Из тумана неудержимо вырывается рикша, оповещая о себе визгом клаксончиков. Повозка стремительно приближается, девчушка, торгующая спичками, спешит уступить дорогу, я оборачиваюсь и в глубине плетеной коляски замечаю белое лицо в обрамлении темных волос. Рикша проносится мимо; я готов поклясться, что седок ответил на мой взгляд. Сзади на коляске тускло светится в тумане красный фонарь. Слышится окрик, когда уже почти истаял, сгинул красный свет, и писк каблуков-клаксонов неожиданно смолкает. Рикша остановился. Я иду вслед, и вот я рядом. Из коляски показывается голова с белым, как будто сияющим в тумане, лицом.
— Мистер Орр!
— Мисс Эррол.
— Какой сюрприз! Кажется, нам по пути.
— Похоже на то. — Я останавливаюсь рядом с двуколкой. Между оглоблями стоит парень, глядит вверх, тяжело дышит. Капли пота блестят в неярком свете уличного фонаря. Кажется, Эбберлайн Эррол смущена, лицо у нее при ближайшем рассмотрении не белое, а почти розовое. Я почему-то радуюсь, видя, что отчетливые припухлости под ее глазами никуда не делись. Наверное, они у нее всегда или она сегодня опять допоздна кутила. Похоже, как раз возвращается домой. Но нет: у человека бывают утренние вид и самочувствие, а бывают вечерние. И сейчас дочь главного инженера Эррола прямо-таки источает свежесть.
— Подбросить вас?
— Куда уж выше, я и так на седьмом небе от счастья, — изображаю я в кратком варианте ее изощренный поклон.
У нее глубокий, горловой смех. Совсем мужской.
Рикша следит за нами с откровенным раздражением. Достает из-за пояса счеты, громко, демонстративно щелкает ими.

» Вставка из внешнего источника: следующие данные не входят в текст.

template <int WS, int ROT, int ABL = 0>
__global__ void __launch_bounds__(64) k_describe_q(const float* __restrict__ lvl, int H, int W, KpList kp,
                                                   int kcap, const int32_t* __restrict__ lc_all, int level,
                                                   int B, double scale, int32_t* __restrict__ out_xy,
                                                   float* __restrict__ out_desc, float* __restrict__ out_conf,
                                                   int64_t out_cap, int32_t* __restrict__ out_count, int L,
                                                   MatchOperands mo) {
  using C = Geo<WS, ROT>;
  constexpr int N = C::N, PW = C::PW, NP = C::NP, E = C::E, RN = C::RN, h = WS / 2;
  __shared__ __attribute__((aligned(16))) float s_all[4 * C::G];
  const int b = blockIdx.y;
  if (out_count != nullptr && blockIdx.x == 0 && threadIdx.x == 0) {
    int32_t s = 0;
    for (int l = 0; l < L; ++l) s += lc_all[(int64_t)l * B + b];
    out_count[b] = s;
  }
  const int nkb = (kcap + 3) / 4;
  if ((int)blockIdx.x >= nkb) {
    int32_t s = 0;
    for (int l = 0; l < L; ++l) s += lc_all[(int64_t)l * B + b];
    const int nt = ((int)gridDim.x - nkb) * 64;
    for (int64_t r = s + ((int)blockIdx.x - nkb) * 64 + threadIdx.x; r < mo.capP; r += nt) {
      const int64_t mr = (int64_t)b * mo.capP + r;
      uint4* hz = reinterpret_cast<uint4*>(mo.hi + mr * 128);
      uint4* lz = reinterpret_cast<uint4*>(mo.lo + mr * 128);
#pragma unroll
      for (int q = 0; q < 16; ++q) {
        hz[q] = make_uint4(0u, 0u, 0u, 0u);
        lz[q] = make_uint4(0u, 0u, 0u, 0u);
      }
      mo.norm2[mr] = INFINITY;
      mo.rnorm[mr] = 0.0f;
    }
    return;
  }
  const int count = kp.count[b];
  const int kbase = blockIdx.x * 4;
  if (kbase >= count) return;
  const int lane = threadIdx.x, g = lane >> 4, gl = lane & 15;
  const int kpi = kbase + g;
  const bool valid = kpi < count;
  const int64_t ko = (int64_t)b * kcap + (valid ? kpi : kbase);
  const int x = kp.x[ko], y = kp.y[ko];
  float* sA = s_all + g * C::G;
  float* sM = sA + C::OFF_M;
  uint32_t* sK = reinterpret_cast<uint32_t*>(sA + C::OFF_K);
  uint16_t* sR = reinterpret_cast<uint16_t*>(sA + C::OFF_R);
  int32_t* sI = reinterpret_cast<int32_t*>(sA + C::OFF_I);
  uint32_t* sT = reinterpret_cast<uint32_t*>(sA + C::OFF_T);

  const float* img = lvl + (int64_t)b * H * W;
#pragma unroll
  for (int it = 0; it < (NP + 15) / 16; ++it) {
    const int e0 = it * 16 + gl;
    const int e = e0 < NP ? e0 : NP - 1;
    const int pr = e / PW, pc = e - pr * PW;
    const int gy = y - h + pr, gx = x - h + pc;
    const bool in = gy >= 0 && gy < H && gx >= 0 && gx < W;
    const int cy = min(max(gy, 0), H - 1), cx = min(max(gx, 0), W - 1);
    const float v = (ABL & 64) ? (float)(cy + cx) : img[(int64_t)cy * W + cx];
    if (e0 < NP) sA[e] = in ? v : 0.0f;
  }
  __syncthreads();

  double k[E];
  bool tiny = false;
#pragma unroll
  for (int r = 0; r < E; ++r) k[r] = __longlong_as_double((long long)kPad);
#pragma unroll
  for (int r = 0; r < RN; ++r) {
    const int e0 = r * 16 + gl;
    const bool ok = (N % 16 == 0) || e0 < N;
    const int e = ok ? e0 : N - 1;
    const int i = e / WS, j = e - i * WS;
    float mag, ori;
    if constexpr ((ABL & 8) != 0) {
      mag = sA[(i + 1) * PW + (j + 1)];
      ori = sA[(i + 1) * PW + j] - 100.0f;
    } else {
      grad_at(sA + (i + 1) * PW + (j + 1), PW, mag, ori);
    }
    if (ok) {
      sM[e] = mag;
      if (!ROT) sK[e] = __float_as_uint(ori);
    }
    if (ROT) {
      k[r] = ok ? dkey(((uint64_t)fkey(ori) << 9) | (uint32_t)e) : __longlong_as_double((long long)kPad);
      tiny |= ok && ori != 0.0f && fabsf(ori) < 0x1p-25f;
    }
  }
  __syncthreads();

  double dom = 0.0;
  int dom_bin = 36;
  if constexpr (ROT) {
    if constexpr ((ABL & 1) == 0) merge_level<E, 2>(k, gl);
    float w[E];
    uint32_t ke[E], kf[E];
#pragma unroll
    for (int r = 0; r < E; ++r) {
      const int p = gl * E + r;
      const uint64_t pl = dpayload(k[r]);
      ke[r] = p < N ? (uint32_t)(pl & 511u) : 0u;
      kf[r] = (uint32_t)(pl >> 9);
      w[r] = p < N ? sM[ke[r]] : 0.0f;
    }
    __syncthreads();
    float cw[E];
#pragma unroll
    for (int r = 0; r < E; ++r) cw[r] = 0.0f;
    float carry = 0.0f;
    constexpr int NL = (N + E - 1) / E;
    if constexpr ((ABL & 2) != 0) {
#pragma unroll
      for (int r = 0; r < E; ++r) cw[r] = w[r];
    }
    for (int s = 0; s < ((ABL & 2) ? 0 : NL); ++s) {
      if (gl == s) {
        float acc = carry;
#pragma unroll
        for (int r = 0; r < E; ++r) {
          acc = acc + w[r];
          cw[r] = acc;
        }
      }
      const float nxt = __uint_as_float(dpp<0x111>(__float_as_uint(cw[E - 1])));
      if (gl == s + 1) carry = nxt;
    }
// ... 44 lines not shown
    for (int t = 0; t < 3; ++t) {
      const int j = gl + 16 * t;
      if (j < 36) {
        const float v = sA[3 + sI[j + 1]] - sA[3 + sI[j]];
        if (v > hb) { hb = v; bi = j; }
      }
    }
    {
      float ov; int oi;
      ov = rxorf<8>(hb); oi = (int)rxor<8>((uint32_t)bi);
      if (ov > hb || (ov == hb && oi < bi)) { hb = ov; bi = oi; }
      ov = rxorf<4>(hb); oi = (int)rxor<4>((uint32_t)bi);
      if (ov > hb || (ov == hb && oi < bi)) { hb = ov; bi = oi; }
      ov = rxorf<2>(hb); oi = (int)rxor<2>((uint32_t)bi);
      if (ov > hb || (ov == hb && oi < bi)) { hb = ov; bi = oi; }
      ov = rxorf<1>(hb); oi = (int)rxor<1>((uint32_t)bi);
      if (ov > hb || (ov == hb && oi < bi)) { hb = ov; bi = oi; }
    }
    dom = (pi_edge(bi, 37) + pi_edge(bi + 1, 37)) / 2.0;
    dom_bin = bi;
  }

  if (gl < 9) sT[gl] = (ABL & 32) ? 0x80000000u + (uint32_t)(dom * 1e6) * gl : c_cell[dom_bin][gl];
  __syncthreads();
  float hv[8];
  if constexpr ((ABL & 4) != 0) {
#pragma unroll
    for (int bb = 0; bb < 8; ++bb) hv[bb] = sM[gl * 8 + bb] + __uint_as_float(sT[bb & 7]);
  } else {
  const int r4 = gl >> 2, c4 = gl & 3;
  float wv[16];
  uint32_t hk[16];
  const bool grp_tiny = ROT && ((__ballot(tiny) >> (16 * g)) & 0xFFFFull) != 0;
  if (ROT && !grp_tiny) {
    uint32_t q[16];
#pragma unroll
    for (int t = 0; t < 16; ++t) {
      const int i = 4 * r4 + (t >> 2), j = 4 * c4 + (t & 3);
      const bool ok = i < WS && j < WS;
      q[t] = ok ? (uint32_t)sR[ok ? i * WS + j : 0] : 0xFFFFFFFFu;
    }
    batcher16(q);
#pragma unroll
    for (int m = 0; m < 16; ++m) {
      const bool ok = q[m] != 0xFFFFFFFFu;
      const uint32_t p = ok ? q[m] : 0u;
      wv[m] = ok ? sM[p] : 0.0f;
      hk[m] = ok ? sK[p] : 0xFFFFFFFFu;
    }
  } else {
    uint64_t q[16];
#pragma unroll
    for (int t = 0; t < 16; ++t) {
      const int i = 4 * r4 + (t >> 2), j = 4 * c4 + (t & 3);
      const bool ok = i < WS && j < WS;
      const int e = ok ? i * WS + j : 0;
      const uint32_t key = ROT ? sK[sR[e]] : fkey(__uint_as_float(sK[e]));
      q[t] = ok ? (((uint64_t)key << 32) | (uint32_t)t) : ~0ull;
    }
    if (!ROT) {
      double dq16[16];
#pragma unroll
      for (int t = 0; t < 16; ++t) dq16[t] = q[t] == ~0ull ? __longlong_as_double((long long)kPad)
                                                           : dkey(((q[t] >> 32) << 4) | (uint32_t)t);
      batcher16(dq16);
#pragma unroll
      for (int t = 0; t < 16; ++t) {
// ... 130 lines not shown
namespace {
uint32_t fkey_h(float v) {
  uint32_t b;
  memcpy(&b, &v, 4);
  if (b == 0x80000000u) b = 0u;
  return (b & 0x80000000u) ? ~b : (b | 0x80000000u);
}
float fkey_inv_h(uint32_t k) {
  const uint32_t b = (k & 0x80000000u) ? (k & 0x7fffffffu) : ~k;
  float f;
  memcpy(&f, &b, 4);
  return f;
}
double pi_edge_h(int i, int num) {
  const double start = -3.141592653589793, stop = 3.141592653589793;
  if (i == num - 1) return stop;
  const double step = (stop - start) / (double)(num - 1);
  return (double)i * step + start;
}
uint32_t edge_key_h(double e, double sh, bool strict) {
  auto pass = [&](uint32_t kk) {
    const double d = (double)fkey_inv_h(kk) - sh;
    return strict ? d > e : d >= e;
  };
  uint32_t lo = fkey_h(-INFINITY), hi = fkey_h(INFINITY);
  while (hi - lo > 1u) {
    const uint32_t mid = lo + (hi - lo) / 2u;
    if (pass(mid)) hi = mid; else lo = mid;
  }
  return hi;
}
}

— Да вы галантны, мистер Орр! — кивает мисс Эррол. — Мое предложение еще в силе. Чего наверняка не скажешь о вас. Присаживайтесь, в ногах правды нет.
Я обезоружен:
— С удовольствием.
Я забираюсь в легкую повозку. Мисс Эррол, в высоких сапогах, кюлотах и жакете из плотной, тяжелой ткани, двигается на сиденье, освобождает мне местечко. Рикша уже не только щелкает, но и возбужденно говорит, и жестикулирует. Эбберлайн Эррол отвечает на таких же повышенных тонах и энергично машет рукой.
Юноша отпускает оглобли (новый громкий щелчок) и скрывается в кафе возле мощенной деревом дороги.
— Пошел за напарником, — объясняет мисс Эррол. — В одиночку он бы нас вез слишком медленно.
— А это не опасно? В таком тумане? — Я чувствую, как с мягкого сиденья через ткань пальто поднимается тепло.
Эбберлайн Эррол фыркает:
— Ну что вы. — Ее глаза сейчас, в уличном освещении, скорее зеленые, чем серые. Они сужаются, изгибается уголок красивого рта. — Это сущая ерунда.
Рикша возвращается с подмогой, вдвоем они берутся за оглобли и рывком увлекают нас в туман.
— Моцион, мистер Орр?
— Нет, от врача возвращаюсь.
— И как идет лечение?
— Да ни так ни сяк. У доктора новая светлая мысль — вздумал меня гипнотизировать. Как-то я начинаю сомневаться в пользе его терапии, если это можно назвать терапией.
Я говорю, а мисс Эррол следит за моими губами, и от этого мне и приятно, и как-то не по себе. Через секунду она широко улыбается и переводит взгляд на дорогу, на двух парней, бегущих перед нами, лавируя в пронизанном светом фонарей тумане, заставляя встречных шарахаться с нашего пути.
— Мистер Орр, человек должен во что-то верить, — говорит мисс Эррол.
— Хм… — мычу я, тоже на какой-то миг захваченный нашей лихой ездой в условиях недостаточной видимости. — А мне кажется, было бы разумней сосредоточиться на моих поисках.